La Confédération des syndicats nationaux (CSN) a présenté ce matin, à l’occasion d’une conférence préparatoire devant la Commission des relations du travail, une requête afin de faire déclarer inconstitutionnelles certaines dispositions sur les services essentiels contenues à l’article 111.10 du Code du travail.
Cet article prévoit que seuls les salarié-es visés par l’unité de négociation en grève doivent être mis à contribution dans l’établissement des services essentiels, excluant donc les cadres et les gestionnaires des établissements. Or, dans un jugement récent concernant une restriction semblable dans la loi de la Saskatchewan, la Cour suprême écrit que « l’objet manifeste du par. 7(2) est de faire en sorte que les gestionnaires et les administrateurs non syndiqués n’aient pas à subir les inconvénients et les pressions auxquels ils seraient normalement exposés lors d’un arrêt de travail. Or, si des membres compétents du personnel sont disponibles pour fournir les services requis, il importe peu qu’il s’agisse de gestionnaires ou d’administrateurs… ».
Par conséquent, ces restrictions font en sorte de réduire le nombre de salarié-es pouvant légalement faire la grève, restreignant sensiblement la portée de ce droit, lui-même protégé par la constitution. Pour la CSN, les cadres et les gestionnaires compétents doivent être pris en compte dans la détermination du personnel nécessaire au maintien des services essentiels. Quatre syndicats CSN sont sensibles à cette cause, car leurs employeurs respectifs ont choisi de contester la liste de services essentiels qu’ils avaient préparée. À l’ issue de la conférence préparatoire de ce matin, la CRT devra convoquer ultérieurement les parties afin de débattre de la requête, sur le fond.
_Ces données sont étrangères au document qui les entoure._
def retrieval_weights():
    v = os.environ.get(RETRIEVAL_WEIGHTS_ENV, "fp16").strip().lower() or "fp16"
    if v not in ("fp16", "fp8"):
        raise ValueError(f"{RETRIEVAL_WEIGHTS_ENV}={v!r}: expected fp16 or fp8")
    if v == "fp8" and ops.FUSE_MODE != "all":
        raise ValueError(f"{RETRIEVAL_WEIGHTS_ENV}=fp8 needs the fused decode layer (TRIFORCE_FUSE=all, got {ops.FUSE_MODE!r}): "
                         "the FP8 kernels exist only in that form")
    return v


class CausalLMOutput:
    __slots__ = ("logits", "probs")

    def __init__(self, logits, probs=None):
        self.logits = logits
        self.probs = probs


class LlamaWeights:

    def __init__(self, cfg: LlamaConfig, device, rank=0, world_size=1):
        self.cfg, self.device, self.rank, self.world_size = cfg, torch.device(device), rank, world_size
        self.L = cfg.num_hidden_layers
        self.H = cfg.num_attention_heads
        self.D = cfg.hidden_size // self.H
        self.Hkv = cfg.num_key_value_heads
        if self.Hkv != self.H and world_size > 1:
            raise ValueError(f"GQA ({self.H} query / {self.Hkv} KV heads) is not supported by tensor-parallel weight shards "
                             f"(world_size={world_size})")
        assert self.H % world_size == 0 and cfg.intermediate_size % world_size == 0
        self.H_local = self.H // world_size
        self.Hkv_local = self.Hkv // world_size if self.Hkv == self.H else self.Hkv
        self.I_local = cfg.intermediate_size // world_size
        self.eps = cfg.rms_norm_eps
        self.embed = self.lm_head = self.norm = None
        self.wqkv, self.wo, self.wgu, self.wd, self.ln1, self.ln2 = [], [], [], [], [], []
        self.aligned = None
        self.capture = None
        self.retrieval_fp8 = False
        self.fp8_tier = True

    def _shard_rows(self, w, n_local):
        return w[self.rank * n_local:(self.rank + 1) * n_local]

    def _shard_cols(self, w, n_local):
        return w[:, self.rank * n_local:(self.rank + 1) * n_local]

    def load_state_dict(self, sd):
        dev, hd, kvd = self.device, self.H_local * self.D, self.Hkv_local * self.D

        def get(name):
            return sd[name].to(torch.float16)

        self.embed = get("model.embed_tokens.weight").to(dev)
        self.lm_head = get("lm_head.weight").to(dev) if "lm_head.weight" in sd else self.embed
        self.norm = get("model.norm.weight").to(dev)
        for i in range(self.L):
            p = f"model.layers.{i}."
            q = self._shard_rows(get(p + "self_attn.q_proj.weight"), hd)
            k = self._shard_rows(get(p + "self_attn.k_proj.weight"), kvd)
            v = self._shard_rows(get(p + "self_attn.v_proj.weight"), kvd)
            self.wqkv.append(torch.cat([q, k, v], dim=0).contiguous().to(dev))
            self.wo.append(self._shard_cols(get(p + "self_attn.o_proj.weight"), hd).contiguous().to(dev))
            g = self._shard_rows(get(p + "mlp.gate_proj.weight"), self.I_local)
            u = self._shard_rows(get(p + "mlp.up_proj.weight"), self.I_local)
            self.wgu.append(torch.cat([g, u], dim=0).contiguous().to(dev))
            self.wd.append(self._shard_cols(get(p + "mlp.down_proj.weight"), self.I_local).contiguous().to(dev))
            self.ln1.append(get(p + "input_layernorm.weight").to(dev))
            self.ln2.append(get(p + "post_attention_layernorm.weight").to(dev))
        return self.finalize()

    def init_random(self, seed, std=0.02):
        dev, cfg = self.device, self.cfg
        hid, hd = cfg.hidden_size, self.H_local * self.D

        def draw(tag, *shape):
            g = torch.Generator(device=dev)
            g.manual_seed((seed * 1000003 + zlib.crc32(repr(tag).encode())) % (2 ** 31))
            return (torch.randn(*shape, generator=g, device=dev, dtype=torch.float32) * std).to(torch.float16)

        self.embed = draw("embed", cfg.vocab_size, hid)
        self.lm_head = draw("lm_head", cfg.vocab_size, hid)
        self.norm = torch.ones(hid, dtype=torch.float16, device=dev)
        for i in range(self.L):
            self.wqkv.append(draw(("qkv", i, self.rank), hd + 2 * self.Hkv_local * self.D, hid))
            self.wo.append(draw(("o", i, self.rank), hid, hd))
            self.wgu.append(draw(("gu", i, self.rank), 2 * self.I_local, hid))
            self.wd.append(draw(("d", i, self.rank), hid, self.I_local))
            self.ln1.append(torch.ones(hid, dtype=torch.float16, device=dev))
            self.ln2.append(torch.ones(hid, dtype=torch.float16, device=dev))
        return self.finalize()

    def overwrite_random_(self, seed, std=0.02):
        dev, cfg = self.device, self.cfg
        assert isinstance(self.lm_head, ops.PackedLinear), "finalize() first"

        def draw_into(dst, tag):
            g = torch.Generator(device=dev)
            g.manual_seed((seed * 1000003 + zlib.crc32(repr(tag).encode())) % (2 ** 31))
            dst.copy_((torch.randn(*dst.shape, generator=g, device=dev, dtype=torch.float32) * std).to(torch.float16))

        tied = self.embed is self.lm_head.w
        draw_into(self.lm_head.w, "lm_head")
        self.lm_head.refresh_()
        if not tied:
            draw_into(self.embed, "embed")
        self.norm.fill_(1.0)
        for i in range(self.L):
            for lst, tag in ((self.wqkv, "qkv"), (self.wo, "o"), (self.wgu, "gu"), (self.wd, "d")):
                draw_into(lst[i].w, (tag, i, self.rank))
                lst[i].refresh_()
            self.ln1[i].fill_(1.0)
            self.ln2[i].fill_(1.0)
        self.aligned = None
        return self

    def init_aligned(self, spec, role, attn_keys=4096):
        from . import aligned
        from .config_yarn import refuse_gqa
        refuse_gqa(self.cfg, "aligned synthetic weights (models/aligned.py init_aligned)")
        return aligned.init_weights(self, spec, role, attn_keys=attn_keys)

    def finalize(self):
        PL = ops.PackedLinear
        if isinstance(self.lm_head, PL):
            return self
        tied = self.lm_head is self.embed
        self.lm_head = PL(self.lm_head)
        if tied:
            self.embed = self.lm_head.w
        rope = (self.H_local, self.D) if self.Hkv == self.H else (self.H_local, self.Hkv_local, self.D)
        self.wqkv = [PL(w, rope=rope) for w in self.wqkv]
        self.wo = [PL(w) for w in self.wo]
        self.wgu = [PL(w, split=2) for w in self.wgu]
        self.wd = [PL(w) for w in self.wd]
        if self.retrieval_fp8:
            self.build_fp8_()
        return self

    def build_fp8_(self):
        if self.Hkv != self.H:
            raise ValueError(f"GQA ({self.H} query / {self.Hkv} KV heads) is not supported by {RETRIEVAL_WEIGHTS_ENV}=fp8: "
                             "no grouped-query FP8 q|k|v epilogue exists")
        for pl in [self.lm_head] + self.wqkv + self.wo + self.wgu + self.wd:
            if pl.fp8 is None:
                pl.fp8 = ops.Fp8Linear(pl)
        return self

    def fp8_active(self):
        return self.retrieval_fp8 and self.fp8_tier and self.lm_head.fp8 is not None

    def nbytes(self):
        ts = [self.embed, self.lm_head, self.norm] + self.wqkv + self.wo + self.wgu + self.wd + self.ln1 + self.ln2
        ts = [ops._w(t) for t in ts]
        return sum(t.numel() * t.element_size() for t in ts)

Il s’agit de la première contestation, au Québec, des dispositions concernant les services essentiels à la suite de cette importante décision de la Cour suprême dans le dossier de la Saskatchewan. Pour la vice-présidente de la CSN, Francine Lévesque, il est très important de clarifier la situation. « Les syndicats ont toujours respecté un code d’éthique strict lorsqu’ils devaient recourir à la grève, et ce, même avant que la loi n’instaure un dispositif de services essentiels. Jamais un syndicat ne mettrait sciemment en danger la santé et la sécurité de la population, surtout que tout le travail de ses membres ne vise qu’à offrir des services de qualité à la population. Nous avons toujours considéré que ces dispositions servent surtout à dénier le droit de grève aux salarié-es et à faire pencher le rapport de force davantage vers l’employeur en imposant aux syndiqué-es des obstacles qui n’ont rien à voir avec la protection du public. Nous saisissons ici l’occasion de protéger un peu mieux ce droit, le droit de grève, qui est fondamental pour notre démocratie ».